Exercise requirements = Working from the entries below, tally each line that holds "include". Give the tally and nothing else.

Supplied data =
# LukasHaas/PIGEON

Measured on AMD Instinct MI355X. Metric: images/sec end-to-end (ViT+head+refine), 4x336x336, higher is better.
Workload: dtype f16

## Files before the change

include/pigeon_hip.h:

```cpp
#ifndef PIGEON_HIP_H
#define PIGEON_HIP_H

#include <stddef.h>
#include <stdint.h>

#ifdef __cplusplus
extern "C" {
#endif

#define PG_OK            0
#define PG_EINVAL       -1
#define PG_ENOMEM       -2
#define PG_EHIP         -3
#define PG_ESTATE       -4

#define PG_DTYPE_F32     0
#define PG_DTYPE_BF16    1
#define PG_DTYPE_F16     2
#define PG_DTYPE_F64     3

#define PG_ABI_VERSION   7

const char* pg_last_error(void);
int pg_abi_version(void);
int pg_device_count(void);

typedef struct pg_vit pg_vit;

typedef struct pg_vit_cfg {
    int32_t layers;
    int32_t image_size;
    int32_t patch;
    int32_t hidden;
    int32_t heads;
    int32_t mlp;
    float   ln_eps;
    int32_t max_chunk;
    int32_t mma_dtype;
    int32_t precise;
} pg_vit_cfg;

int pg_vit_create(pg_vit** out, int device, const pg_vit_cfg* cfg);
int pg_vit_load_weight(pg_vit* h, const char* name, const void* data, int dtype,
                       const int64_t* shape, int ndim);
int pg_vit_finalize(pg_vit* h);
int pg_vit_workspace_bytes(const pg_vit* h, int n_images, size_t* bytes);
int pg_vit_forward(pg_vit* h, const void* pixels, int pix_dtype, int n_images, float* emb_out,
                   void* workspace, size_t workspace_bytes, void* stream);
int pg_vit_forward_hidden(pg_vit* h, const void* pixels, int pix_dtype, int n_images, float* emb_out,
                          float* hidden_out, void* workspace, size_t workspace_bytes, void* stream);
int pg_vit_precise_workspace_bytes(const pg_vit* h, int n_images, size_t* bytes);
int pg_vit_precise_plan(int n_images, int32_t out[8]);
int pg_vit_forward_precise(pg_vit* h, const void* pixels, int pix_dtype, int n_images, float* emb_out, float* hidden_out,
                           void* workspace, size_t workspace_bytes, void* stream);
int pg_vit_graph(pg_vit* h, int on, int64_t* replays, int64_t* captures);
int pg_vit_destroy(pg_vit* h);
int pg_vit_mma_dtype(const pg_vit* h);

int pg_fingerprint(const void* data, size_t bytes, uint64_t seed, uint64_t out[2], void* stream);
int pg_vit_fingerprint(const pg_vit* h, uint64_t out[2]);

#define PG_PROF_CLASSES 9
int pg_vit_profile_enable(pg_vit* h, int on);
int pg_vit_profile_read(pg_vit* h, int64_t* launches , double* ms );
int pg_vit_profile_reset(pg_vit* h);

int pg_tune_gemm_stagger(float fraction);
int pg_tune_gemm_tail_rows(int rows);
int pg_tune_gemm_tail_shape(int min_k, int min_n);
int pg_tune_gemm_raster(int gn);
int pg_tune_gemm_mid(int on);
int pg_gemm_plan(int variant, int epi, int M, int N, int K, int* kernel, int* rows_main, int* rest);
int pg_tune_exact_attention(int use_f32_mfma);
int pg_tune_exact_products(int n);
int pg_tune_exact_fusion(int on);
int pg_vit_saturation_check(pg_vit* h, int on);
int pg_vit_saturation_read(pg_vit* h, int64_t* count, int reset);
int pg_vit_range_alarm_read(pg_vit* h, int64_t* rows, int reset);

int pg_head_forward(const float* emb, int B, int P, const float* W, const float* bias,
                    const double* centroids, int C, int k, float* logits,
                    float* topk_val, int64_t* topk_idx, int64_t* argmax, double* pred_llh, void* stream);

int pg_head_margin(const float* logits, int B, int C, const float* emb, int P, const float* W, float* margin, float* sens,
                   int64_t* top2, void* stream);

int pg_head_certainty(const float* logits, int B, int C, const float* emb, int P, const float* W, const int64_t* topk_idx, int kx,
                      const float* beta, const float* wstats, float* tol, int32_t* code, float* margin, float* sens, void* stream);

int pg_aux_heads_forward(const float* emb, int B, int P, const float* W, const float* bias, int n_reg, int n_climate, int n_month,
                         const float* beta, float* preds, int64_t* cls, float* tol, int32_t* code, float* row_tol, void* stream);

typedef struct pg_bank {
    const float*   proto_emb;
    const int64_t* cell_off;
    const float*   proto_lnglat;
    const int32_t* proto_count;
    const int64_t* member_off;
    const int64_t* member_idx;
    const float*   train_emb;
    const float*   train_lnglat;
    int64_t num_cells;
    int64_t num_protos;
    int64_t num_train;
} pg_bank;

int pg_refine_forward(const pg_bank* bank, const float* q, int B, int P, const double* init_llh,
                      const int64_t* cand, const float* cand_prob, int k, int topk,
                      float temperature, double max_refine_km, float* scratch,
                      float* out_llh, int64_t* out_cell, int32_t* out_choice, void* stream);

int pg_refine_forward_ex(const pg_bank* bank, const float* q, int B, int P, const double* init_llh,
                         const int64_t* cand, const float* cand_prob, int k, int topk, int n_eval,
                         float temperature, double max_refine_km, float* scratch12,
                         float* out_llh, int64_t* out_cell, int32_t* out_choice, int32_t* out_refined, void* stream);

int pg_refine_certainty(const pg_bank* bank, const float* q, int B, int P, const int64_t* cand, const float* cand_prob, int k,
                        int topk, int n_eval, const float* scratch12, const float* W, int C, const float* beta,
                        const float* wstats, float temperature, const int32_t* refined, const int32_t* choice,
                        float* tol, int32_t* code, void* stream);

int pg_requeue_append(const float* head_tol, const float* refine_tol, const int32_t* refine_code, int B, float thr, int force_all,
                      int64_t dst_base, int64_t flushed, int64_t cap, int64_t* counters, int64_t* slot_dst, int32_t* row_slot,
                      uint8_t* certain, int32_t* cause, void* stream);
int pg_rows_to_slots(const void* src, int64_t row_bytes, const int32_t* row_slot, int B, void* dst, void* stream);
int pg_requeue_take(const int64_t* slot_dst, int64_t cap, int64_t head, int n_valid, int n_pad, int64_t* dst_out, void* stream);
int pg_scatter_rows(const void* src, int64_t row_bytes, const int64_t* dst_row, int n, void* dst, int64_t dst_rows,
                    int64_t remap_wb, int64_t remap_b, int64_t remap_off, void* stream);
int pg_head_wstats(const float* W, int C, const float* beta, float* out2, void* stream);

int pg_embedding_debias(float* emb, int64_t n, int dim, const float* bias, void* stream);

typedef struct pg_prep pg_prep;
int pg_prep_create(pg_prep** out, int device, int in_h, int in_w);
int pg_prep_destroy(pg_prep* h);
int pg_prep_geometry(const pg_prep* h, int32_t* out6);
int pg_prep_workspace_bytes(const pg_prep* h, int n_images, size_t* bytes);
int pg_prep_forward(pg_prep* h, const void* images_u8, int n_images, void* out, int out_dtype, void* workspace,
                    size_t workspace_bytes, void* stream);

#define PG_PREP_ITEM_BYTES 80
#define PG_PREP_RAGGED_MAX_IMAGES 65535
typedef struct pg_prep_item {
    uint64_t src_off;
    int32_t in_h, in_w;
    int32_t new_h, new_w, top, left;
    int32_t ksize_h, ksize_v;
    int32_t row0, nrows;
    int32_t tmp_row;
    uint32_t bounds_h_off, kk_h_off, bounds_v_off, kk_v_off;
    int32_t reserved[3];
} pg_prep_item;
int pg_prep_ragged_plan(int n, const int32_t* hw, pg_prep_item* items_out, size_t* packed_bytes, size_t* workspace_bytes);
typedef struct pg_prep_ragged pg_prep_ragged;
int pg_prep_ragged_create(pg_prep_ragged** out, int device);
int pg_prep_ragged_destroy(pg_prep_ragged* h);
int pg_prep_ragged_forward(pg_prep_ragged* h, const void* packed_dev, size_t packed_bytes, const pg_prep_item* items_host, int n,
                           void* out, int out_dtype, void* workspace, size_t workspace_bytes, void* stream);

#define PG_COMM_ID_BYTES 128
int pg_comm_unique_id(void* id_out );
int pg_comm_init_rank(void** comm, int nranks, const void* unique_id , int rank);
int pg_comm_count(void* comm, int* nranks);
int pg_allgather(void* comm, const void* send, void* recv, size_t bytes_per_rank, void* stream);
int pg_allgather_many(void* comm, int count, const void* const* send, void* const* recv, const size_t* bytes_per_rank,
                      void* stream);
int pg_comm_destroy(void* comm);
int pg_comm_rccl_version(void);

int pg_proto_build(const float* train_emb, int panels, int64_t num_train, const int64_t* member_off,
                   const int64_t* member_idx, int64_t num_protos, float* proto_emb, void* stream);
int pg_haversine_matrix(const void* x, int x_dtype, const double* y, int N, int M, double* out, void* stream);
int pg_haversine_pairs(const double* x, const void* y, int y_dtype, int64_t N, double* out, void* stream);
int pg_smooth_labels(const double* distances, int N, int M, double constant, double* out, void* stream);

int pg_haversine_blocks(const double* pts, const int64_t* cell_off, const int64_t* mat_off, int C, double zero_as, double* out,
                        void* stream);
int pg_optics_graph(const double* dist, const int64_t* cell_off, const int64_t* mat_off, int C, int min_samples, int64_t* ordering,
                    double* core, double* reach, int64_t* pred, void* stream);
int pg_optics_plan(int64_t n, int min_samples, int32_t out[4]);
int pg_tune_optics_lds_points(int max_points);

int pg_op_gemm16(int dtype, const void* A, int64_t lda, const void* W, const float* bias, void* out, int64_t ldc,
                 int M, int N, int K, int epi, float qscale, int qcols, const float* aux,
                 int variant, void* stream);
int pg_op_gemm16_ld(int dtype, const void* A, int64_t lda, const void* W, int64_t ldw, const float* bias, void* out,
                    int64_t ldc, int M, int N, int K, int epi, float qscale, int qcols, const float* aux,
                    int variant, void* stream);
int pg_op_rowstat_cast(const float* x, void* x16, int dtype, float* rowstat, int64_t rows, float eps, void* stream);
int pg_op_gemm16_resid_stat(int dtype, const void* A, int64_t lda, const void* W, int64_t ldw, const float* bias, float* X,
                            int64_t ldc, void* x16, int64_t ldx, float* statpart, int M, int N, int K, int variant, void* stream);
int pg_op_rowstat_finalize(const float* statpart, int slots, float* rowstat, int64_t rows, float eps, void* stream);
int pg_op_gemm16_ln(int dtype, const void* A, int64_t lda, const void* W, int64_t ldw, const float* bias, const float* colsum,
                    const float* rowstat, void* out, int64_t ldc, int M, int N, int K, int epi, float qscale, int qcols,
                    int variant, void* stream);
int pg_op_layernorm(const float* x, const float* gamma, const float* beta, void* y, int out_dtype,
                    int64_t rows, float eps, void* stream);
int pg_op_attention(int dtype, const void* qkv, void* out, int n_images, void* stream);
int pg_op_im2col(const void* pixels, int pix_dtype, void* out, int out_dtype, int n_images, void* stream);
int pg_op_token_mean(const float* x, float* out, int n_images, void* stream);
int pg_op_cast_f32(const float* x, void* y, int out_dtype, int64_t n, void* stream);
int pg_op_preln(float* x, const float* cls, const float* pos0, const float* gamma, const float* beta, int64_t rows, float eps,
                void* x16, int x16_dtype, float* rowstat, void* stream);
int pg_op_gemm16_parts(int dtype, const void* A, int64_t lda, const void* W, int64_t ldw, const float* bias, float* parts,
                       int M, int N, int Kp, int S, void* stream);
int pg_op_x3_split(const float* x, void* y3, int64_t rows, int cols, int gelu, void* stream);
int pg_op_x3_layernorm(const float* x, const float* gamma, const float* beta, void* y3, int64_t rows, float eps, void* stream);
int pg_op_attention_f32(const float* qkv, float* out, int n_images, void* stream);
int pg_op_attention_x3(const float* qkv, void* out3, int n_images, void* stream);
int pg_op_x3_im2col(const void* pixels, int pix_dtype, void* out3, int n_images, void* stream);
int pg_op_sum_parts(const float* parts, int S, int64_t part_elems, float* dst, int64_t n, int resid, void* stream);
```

Answer box = 3